From Charles Wood, Bookseller, of Cambridge, Mass., "Catalogue 146: Nineteenth Century Photography" describes, with many fine full-color illustrations, 161 items of great interest in the study of photography's early period. These include first editions of catalogues and albums of Thomas Annan's studies of Glasgow slums and the waters of Loch Katrine. Other notables: a first edition of Robert Hunt's 1844 history of photography (the first such history, by consensus); the first photographically illustrated medical book in the U.S. (I. N. Kerlin's "The mind unveiled; or a brief history of twenty-two imbecile children"); some of the earliest field photography (1873), by William E. Marshall, of the Todo tribe of southern India; and the first and only edition of what may be the earliest book on aerial photography, by Gaston Tissandier (1886), taken from the heights achieved by balloon over Paris. Heady stuff. Information: 1-617-868-1711; or by email at cbw@world.std.com .

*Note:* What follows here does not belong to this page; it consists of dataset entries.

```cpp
struct GemmLnFold {
    void* Yb16 = nullptr;
    float* stats_out = nullptr;
    const float* ln_stats = nullptr;
    const float* ln_colsum = nullptr;
    void* Ypre16 = nullptr;
    const void* G16 = nullptr;
    int ksplit = 0;
    float* sk_ws = nullptr;
    unsigned* sk_cnt = nullptr;
    float* cand_val = nullptr;
    int* cand_idx = nullptr;
    int kp = 0;
    void *kv_k = nullptr, *kv_v = nullptr;
    const int* kv_step = nullptr;
    int kv_H = 0, kv_T = 0;
};
int init_gemm_bf16_attrs();
bool gemm_bf16_cand_epilogue_ok(int M, int N, int K);
int launch_gemm_bf16w_ex(const float* A, const void* A16, const void* Wb, const float* shift, const float* R, float* Y, void* Y16,
                         int M, int N, int K, int ldy, int act, hipStream_t st, int f16, const GemmLnFold* ln = nullptr);
int launch_gemm_bf16w(const float* A, const void* Wb, const float* shift, const float* R, float* Y, int M, int N, int K,
                      int ldy, int act, hipStream_t st, int f16);
int convert_f32_to_bf16(const float* src, void* dst, size_t n, hipStream_t st, int f16);

int launch_gelu_apply(const float* pre, float* out, size_t n, hipStream_t st);
int launch_gelu_backward(float* d, const float* pre, size_t n, hipStream_t st);
int launch_relu_backward(float* d, const float* h, size_t n, hipStream_t st);
int launch_ln_backward(const float* dy, const float* x, const float* g, float* out, int rows, int D, int accumulate, hipStream_t st);
int launch_ce_backward(float* logits, size_t ld, int V, int row0, int rows, const long long* ids, const int* row_valid,
                       const float* row_lse, const int* n_scored, float scale, const int* id_error, hipStream_t st);
int launch_transpose_pad(const float* src, float* dst, int R, int Cc, int Rp, hipStream_t st);
int launch_colsum(const float* src, float* out, int R, int Cc, hipStream_t st);
int launch_attn_backward(const float* qkv, const float* ukv, int ld_ukv, int kcol, const float* am, const float* d_att,
// ... 26 lines not shown
```

Baseline: 90.74 images/sec.

## Split LM-head argmax GEMM into full-wave main part and small-tile tail

The fused LM-head GEMM with argmax-candidate epilogue is split along N. The main part runs on the 256x256 kernel over a column count chosen so its tile count divides into whole rounds across the device's CUs. The leftover vocabulary columns go to a second launch on 64x64 tiles with a new candidate epilogue that does a butterfly row max. This targets the partially filled last wave of the large-tile launch during greedy decode. In exchange it adds a kernel launch per step and more candidate slots for the argmax reduction to scan.

```diff
diff --git a/include/rgrg_hip.h b/include/rgrg_hip.h
--- a/include/rgrg_hip.h
+++ b/include/rgrg_hip.h
@@ -181,6 +181,9 @@
                                  int tile, int fp16, void* stream);
 int rgrg_debug_linear_bf16_argmax(const uint16_t* A16, const uint16_t* Wb, const float* shift, int M, int N, int K,
                                   float* cand_val, int* cand_idx, int fp16, void* stream);
+int rgrg_debug_linear_bf16_argmax_split(const uint16_t* A16, const uint16_t* Wb, const float* shift, int M, int N, int K, int split,
+                                        float* cand_val, int* cand_idx, int ld_cand, int fp16, void* stream);
+int rgrg_debug_lm_head_split(int M, int N);
 int rgrg_debug_ln_fold16(const float* w, const float* gain, const float* beta, const float* bias, uint16_t* wb, float* colsum,
                          float* shift, int N, int K, int fp16, void* stream);
 int rgrg_debug_linear_bf16_ln(const uint16_t* A16, const uint16_t* Wb, const float* shift, const float* R, float* Y,
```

On the exotic end of the contemporary photographic spectrum, Michael Philip Manheim's multiple exposures of Butoh--a performance art developed by post-World War II Japanese youth, encompassing dance and movement--are dreamlike and graceful representations, in softly contrasted black-and-white, of young bodies in purposeful motion. These nude dancers exude a primal power in their arching, aching, ritualized gestures and grapplings, and Manheim delivers the spirit and flesh of Butoh with delicacy and passion, as the blur of dance yields to the sharp-focus of an expressive face. Indeed, "In a Labyrinth: The Dance of Butoh" is a slender but highly charged volume ($35, plus shipping and handling. For more information, email: info@contemporaryworks.net , or call 1-215-822-5662; http://www.iphotocentral.com/search/detail.php/32/12502/0/12502/1 .

Matt Damsker is an author and critic, who has written about photography and the arts for the Los Angeles Times, Hartford Courant, Philadelphia Bulletin, Rolling Stone magazine and other publications. His book, "Rock Voices", was published in 1981 by St. Martin's Press. His essay in the book, "Marcus Doyle: Night Vision" was published in the fall of 2005.